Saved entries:

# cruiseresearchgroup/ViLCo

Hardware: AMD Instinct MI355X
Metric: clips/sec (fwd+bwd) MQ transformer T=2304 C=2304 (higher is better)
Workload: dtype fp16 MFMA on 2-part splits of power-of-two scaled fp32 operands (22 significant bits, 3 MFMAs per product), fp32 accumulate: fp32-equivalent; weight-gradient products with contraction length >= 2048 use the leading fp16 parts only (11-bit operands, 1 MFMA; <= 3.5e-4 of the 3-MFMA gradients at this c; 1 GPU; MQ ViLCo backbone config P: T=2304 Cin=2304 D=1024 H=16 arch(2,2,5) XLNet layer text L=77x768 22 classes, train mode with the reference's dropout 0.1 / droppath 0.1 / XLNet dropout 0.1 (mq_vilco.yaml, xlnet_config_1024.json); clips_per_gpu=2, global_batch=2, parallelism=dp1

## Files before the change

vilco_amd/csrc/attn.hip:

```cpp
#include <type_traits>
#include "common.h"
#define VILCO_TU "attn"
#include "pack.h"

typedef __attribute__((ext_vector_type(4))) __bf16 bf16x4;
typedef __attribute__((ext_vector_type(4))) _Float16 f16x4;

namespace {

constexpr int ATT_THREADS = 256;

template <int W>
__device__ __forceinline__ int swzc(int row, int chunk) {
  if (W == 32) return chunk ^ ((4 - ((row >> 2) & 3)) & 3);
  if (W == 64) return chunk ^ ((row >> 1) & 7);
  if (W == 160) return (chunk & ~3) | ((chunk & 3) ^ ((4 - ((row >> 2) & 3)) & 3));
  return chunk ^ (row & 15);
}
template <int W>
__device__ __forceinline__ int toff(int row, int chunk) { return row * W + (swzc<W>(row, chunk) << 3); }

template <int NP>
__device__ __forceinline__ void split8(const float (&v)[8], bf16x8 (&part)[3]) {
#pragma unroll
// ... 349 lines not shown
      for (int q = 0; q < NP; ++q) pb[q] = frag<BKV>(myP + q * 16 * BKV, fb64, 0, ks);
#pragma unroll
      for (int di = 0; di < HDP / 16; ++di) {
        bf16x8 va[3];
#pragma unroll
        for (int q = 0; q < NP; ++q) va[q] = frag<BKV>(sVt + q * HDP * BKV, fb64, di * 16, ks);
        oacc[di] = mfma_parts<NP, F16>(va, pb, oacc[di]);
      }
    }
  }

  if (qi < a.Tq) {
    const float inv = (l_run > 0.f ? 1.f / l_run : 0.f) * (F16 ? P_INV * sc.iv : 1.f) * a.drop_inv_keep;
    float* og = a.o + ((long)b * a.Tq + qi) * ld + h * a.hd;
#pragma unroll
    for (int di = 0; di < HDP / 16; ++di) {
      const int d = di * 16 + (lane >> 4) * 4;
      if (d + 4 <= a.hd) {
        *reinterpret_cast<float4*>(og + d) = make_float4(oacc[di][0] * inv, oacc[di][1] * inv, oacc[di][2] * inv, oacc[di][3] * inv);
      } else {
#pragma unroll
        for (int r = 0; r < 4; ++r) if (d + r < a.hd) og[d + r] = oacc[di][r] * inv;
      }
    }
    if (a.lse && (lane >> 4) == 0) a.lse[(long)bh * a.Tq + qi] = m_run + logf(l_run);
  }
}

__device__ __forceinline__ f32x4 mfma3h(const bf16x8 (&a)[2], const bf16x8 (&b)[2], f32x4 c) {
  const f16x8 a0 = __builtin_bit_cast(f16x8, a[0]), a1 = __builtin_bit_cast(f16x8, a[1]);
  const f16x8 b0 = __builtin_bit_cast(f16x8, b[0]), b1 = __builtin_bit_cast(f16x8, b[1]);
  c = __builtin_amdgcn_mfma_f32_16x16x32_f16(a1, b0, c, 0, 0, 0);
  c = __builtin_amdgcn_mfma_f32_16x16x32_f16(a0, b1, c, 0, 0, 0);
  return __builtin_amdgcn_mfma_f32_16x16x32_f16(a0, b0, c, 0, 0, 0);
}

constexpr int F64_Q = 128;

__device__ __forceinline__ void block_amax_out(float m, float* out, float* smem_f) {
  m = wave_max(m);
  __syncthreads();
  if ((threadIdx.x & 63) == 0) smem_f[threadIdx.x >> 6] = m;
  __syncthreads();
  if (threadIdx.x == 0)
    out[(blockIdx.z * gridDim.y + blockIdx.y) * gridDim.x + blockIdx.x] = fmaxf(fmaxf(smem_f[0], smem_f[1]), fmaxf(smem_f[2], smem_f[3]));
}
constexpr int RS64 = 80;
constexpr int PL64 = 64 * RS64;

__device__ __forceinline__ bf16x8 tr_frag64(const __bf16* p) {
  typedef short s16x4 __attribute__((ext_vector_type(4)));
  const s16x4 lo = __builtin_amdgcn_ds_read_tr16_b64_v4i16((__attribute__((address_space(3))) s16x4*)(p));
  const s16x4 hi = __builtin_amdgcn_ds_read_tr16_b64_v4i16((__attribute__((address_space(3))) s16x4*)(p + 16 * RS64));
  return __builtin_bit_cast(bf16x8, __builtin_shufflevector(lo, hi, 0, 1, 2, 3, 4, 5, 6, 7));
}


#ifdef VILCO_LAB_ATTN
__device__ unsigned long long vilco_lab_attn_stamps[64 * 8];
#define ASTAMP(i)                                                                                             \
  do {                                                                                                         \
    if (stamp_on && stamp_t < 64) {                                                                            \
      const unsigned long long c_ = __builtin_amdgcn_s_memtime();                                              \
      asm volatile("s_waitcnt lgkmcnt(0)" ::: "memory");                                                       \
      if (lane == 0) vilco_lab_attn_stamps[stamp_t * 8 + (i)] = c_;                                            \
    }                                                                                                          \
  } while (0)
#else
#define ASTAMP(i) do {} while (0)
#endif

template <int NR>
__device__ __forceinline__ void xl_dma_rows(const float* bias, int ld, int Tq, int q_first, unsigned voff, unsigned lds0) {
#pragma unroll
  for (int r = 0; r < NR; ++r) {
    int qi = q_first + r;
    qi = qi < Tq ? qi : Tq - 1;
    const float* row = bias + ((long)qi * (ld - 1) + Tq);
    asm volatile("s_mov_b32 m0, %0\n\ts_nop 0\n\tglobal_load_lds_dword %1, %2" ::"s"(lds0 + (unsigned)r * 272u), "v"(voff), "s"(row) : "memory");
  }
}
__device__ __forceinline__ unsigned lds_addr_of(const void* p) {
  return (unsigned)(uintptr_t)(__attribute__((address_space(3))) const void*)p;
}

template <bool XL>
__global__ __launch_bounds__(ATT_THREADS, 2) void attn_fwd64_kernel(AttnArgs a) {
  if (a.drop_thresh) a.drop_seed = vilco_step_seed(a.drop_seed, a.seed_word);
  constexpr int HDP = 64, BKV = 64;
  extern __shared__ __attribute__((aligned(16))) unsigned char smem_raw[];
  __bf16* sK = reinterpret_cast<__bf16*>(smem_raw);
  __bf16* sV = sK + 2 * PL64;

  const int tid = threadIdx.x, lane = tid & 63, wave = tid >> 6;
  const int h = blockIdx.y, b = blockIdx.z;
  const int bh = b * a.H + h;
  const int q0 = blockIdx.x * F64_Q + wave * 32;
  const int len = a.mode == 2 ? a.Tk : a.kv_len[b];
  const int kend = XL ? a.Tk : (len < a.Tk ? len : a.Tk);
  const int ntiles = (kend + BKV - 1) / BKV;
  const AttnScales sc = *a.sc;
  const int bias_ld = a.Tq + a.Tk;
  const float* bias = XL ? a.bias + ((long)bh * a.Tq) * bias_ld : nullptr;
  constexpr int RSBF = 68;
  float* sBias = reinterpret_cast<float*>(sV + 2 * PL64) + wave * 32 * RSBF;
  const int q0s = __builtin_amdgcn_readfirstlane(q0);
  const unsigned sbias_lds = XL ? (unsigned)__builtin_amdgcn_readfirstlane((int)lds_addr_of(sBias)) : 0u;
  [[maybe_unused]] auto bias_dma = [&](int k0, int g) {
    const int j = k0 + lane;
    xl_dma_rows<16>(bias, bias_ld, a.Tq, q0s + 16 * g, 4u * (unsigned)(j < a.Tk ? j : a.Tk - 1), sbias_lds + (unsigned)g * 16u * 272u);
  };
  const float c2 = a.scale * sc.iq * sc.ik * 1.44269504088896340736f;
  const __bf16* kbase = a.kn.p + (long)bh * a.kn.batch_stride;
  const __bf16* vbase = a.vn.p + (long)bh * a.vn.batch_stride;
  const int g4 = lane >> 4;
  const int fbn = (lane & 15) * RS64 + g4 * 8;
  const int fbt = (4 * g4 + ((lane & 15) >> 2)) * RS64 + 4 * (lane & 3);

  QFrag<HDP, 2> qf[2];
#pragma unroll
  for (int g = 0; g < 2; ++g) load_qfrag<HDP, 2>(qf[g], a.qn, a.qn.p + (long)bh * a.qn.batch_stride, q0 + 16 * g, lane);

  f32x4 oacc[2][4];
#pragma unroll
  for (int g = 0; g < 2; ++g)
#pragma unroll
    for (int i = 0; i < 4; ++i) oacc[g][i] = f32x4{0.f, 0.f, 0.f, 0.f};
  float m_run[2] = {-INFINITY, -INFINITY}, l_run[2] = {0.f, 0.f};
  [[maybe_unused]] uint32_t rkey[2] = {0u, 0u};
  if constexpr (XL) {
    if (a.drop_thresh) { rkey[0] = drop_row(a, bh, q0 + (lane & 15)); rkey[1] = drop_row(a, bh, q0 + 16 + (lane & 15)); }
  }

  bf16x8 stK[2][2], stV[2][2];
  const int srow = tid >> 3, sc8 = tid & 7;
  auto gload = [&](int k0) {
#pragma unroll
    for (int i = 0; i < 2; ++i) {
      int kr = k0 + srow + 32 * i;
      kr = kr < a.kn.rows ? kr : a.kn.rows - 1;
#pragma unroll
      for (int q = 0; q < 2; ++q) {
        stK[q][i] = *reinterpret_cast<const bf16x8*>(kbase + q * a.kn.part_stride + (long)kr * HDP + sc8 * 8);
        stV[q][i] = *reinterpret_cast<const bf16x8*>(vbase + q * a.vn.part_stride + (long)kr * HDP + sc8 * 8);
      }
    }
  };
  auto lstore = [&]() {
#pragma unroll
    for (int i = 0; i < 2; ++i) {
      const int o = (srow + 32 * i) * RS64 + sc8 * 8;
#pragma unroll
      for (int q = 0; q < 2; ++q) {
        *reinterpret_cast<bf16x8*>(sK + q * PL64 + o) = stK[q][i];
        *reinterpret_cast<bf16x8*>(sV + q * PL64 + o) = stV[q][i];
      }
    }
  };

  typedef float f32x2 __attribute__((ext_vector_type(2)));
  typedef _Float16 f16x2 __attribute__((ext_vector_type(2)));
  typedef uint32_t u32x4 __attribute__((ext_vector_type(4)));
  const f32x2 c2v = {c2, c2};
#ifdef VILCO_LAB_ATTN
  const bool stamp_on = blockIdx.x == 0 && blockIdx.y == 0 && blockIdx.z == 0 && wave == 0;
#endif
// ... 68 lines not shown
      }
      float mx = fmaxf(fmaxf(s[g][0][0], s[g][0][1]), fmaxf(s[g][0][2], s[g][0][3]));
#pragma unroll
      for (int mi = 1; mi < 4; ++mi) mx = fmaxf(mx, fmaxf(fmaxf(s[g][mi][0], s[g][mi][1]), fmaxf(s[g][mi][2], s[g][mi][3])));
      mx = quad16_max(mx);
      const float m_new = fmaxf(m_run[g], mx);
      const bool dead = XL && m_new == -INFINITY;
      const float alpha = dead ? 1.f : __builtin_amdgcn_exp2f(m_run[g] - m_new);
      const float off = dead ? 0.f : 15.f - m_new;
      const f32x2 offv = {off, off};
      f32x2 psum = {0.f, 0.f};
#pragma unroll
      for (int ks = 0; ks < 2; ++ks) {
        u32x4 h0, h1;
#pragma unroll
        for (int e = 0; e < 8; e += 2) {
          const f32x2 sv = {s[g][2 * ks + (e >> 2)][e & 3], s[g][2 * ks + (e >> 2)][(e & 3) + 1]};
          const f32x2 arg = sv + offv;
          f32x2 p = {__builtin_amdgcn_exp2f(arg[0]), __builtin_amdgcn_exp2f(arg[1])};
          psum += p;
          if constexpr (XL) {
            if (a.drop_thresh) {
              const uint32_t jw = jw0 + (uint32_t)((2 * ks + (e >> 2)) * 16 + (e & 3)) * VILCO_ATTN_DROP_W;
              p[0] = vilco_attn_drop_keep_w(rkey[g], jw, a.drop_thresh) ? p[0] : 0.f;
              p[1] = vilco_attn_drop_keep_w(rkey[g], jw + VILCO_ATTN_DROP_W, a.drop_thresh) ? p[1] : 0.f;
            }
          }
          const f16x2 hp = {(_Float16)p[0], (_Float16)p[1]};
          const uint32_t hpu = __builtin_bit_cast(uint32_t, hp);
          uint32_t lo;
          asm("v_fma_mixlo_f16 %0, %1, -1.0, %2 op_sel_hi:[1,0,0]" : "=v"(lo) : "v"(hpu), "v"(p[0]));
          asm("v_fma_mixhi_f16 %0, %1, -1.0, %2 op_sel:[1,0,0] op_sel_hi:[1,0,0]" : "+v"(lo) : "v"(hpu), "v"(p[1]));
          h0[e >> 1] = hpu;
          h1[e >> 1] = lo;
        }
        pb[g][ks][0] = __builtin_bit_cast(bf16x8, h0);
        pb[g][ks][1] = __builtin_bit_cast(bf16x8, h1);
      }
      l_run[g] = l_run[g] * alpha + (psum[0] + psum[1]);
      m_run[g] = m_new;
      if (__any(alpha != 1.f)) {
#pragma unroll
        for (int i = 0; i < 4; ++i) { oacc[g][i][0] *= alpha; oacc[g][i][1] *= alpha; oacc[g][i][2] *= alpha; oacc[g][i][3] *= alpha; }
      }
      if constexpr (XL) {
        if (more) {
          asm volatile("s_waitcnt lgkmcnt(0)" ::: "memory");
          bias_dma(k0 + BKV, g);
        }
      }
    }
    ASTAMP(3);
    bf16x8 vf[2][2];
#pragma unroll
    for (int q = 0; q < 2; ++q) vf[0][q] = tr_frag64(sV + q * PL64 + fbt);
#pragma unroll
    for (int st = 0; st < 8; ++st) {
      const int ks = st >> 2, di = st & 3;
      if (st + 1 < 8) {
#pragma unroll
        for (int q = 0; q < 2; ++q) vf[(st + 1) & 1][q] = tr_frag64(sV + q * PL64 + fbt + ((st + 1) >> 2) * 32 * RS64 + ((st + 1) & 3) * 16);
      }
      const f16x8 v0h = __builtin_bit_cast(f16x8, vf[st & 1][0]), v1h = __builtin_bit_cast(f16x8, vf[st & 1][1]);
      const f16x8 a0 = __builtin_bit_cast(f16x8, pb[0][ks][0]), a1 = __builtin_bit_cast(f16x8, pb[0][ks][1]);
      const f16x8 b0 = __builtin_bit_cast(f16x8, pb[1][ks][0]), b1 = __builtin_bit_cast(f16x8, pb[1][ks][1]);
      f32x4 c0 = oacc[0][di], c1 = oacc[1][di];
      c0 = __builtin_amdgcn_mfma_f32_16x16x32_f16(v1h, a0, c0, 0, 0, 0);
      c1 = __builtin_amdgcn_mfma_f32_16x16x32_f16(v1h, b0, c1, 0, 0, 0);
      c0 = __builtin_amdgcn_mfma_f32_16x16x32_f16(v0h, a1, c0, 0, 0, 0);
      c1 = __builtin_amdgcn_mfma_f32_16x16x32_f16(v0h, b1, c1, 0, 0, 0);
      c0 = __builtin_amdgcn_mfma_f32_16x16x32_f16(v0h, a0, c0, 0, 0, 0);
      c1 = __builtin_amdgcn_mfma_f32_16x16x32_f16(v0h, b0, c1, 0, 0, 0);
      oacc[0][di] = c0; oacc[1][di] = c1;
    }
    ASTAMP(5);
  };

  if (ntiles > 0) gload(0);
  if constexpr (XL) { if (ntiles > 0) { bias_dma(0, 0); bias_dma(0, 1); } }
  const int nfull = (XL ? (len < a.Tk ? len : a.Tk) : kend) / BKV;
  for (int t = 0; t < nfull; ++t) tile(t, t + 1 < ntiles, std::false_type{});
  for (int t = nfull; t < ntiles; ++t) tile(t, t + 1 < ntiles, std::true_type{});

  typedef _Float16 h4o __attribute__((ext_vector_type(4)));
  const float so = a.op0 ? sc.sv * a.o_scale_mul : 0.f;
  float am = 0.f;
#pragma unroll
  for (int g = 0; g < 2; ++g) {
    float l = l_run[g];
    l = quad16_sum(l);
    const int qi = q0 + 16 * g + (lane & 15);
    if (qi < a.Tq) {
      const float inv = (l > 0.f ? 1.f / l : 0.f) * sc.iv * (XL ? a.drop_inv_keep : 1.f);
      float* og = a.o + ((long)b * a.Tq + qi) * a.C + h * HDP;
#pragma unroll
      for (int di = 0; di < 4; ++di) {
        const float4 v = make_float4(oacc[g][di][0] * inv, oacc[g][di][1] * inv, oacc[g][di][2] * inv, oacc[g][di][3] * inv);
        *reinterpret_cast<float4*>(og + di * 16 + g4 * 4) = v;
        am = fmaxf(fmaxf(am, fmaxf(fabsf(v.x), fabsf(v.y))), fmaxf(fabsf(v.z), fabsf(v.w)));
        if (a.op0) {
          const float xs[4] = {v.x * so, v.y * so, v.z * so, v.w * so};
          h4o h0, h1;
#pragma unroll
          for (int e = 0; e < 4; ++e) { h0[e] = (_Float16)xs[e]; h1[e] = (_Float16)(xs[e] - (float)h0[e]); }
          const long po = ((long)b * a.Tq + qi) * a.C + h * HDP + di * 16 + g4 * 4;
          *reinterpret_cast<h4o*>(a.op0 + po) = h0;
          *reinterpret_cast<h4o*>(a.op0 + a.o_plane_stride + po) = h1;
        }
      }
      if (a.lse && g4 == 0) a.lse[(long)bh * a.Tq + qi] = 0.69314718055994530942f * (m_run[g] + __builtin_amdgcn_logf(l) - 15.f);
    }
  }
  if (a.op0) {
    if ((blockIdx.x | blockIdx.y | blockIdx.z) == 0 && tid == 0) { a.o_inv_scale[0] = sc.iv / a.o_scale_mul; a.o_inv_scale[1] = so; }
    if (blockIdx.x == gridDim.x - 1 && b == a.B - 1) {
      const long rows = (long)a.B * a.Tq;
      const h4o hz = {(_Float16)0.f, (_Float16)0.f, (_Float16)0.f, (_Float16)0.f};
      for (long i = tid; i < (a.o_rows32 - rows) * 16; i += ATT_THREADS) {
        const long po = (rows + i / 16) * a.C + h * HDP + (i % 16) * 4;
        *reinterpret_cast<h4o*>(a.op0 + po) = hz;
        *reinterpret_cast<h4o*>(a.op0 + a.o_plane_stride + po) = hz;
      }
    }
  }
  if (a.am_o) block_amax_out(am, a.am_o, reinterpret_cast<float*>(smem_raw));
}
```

__TASK GOAL__: Exactly the lines from the start of the entries through the one bearing "Metric: clips/sec (fwd+bwd)" are to be output, with both ends included.

__YOUR SOLUTION__:
# cruiseresearchgroup/ViLCo

Hardware: AMD Instinct MI355X
Metric: clips/sec (fwd+bwd) MQ transformer T=2304 C=2304 (higher is better)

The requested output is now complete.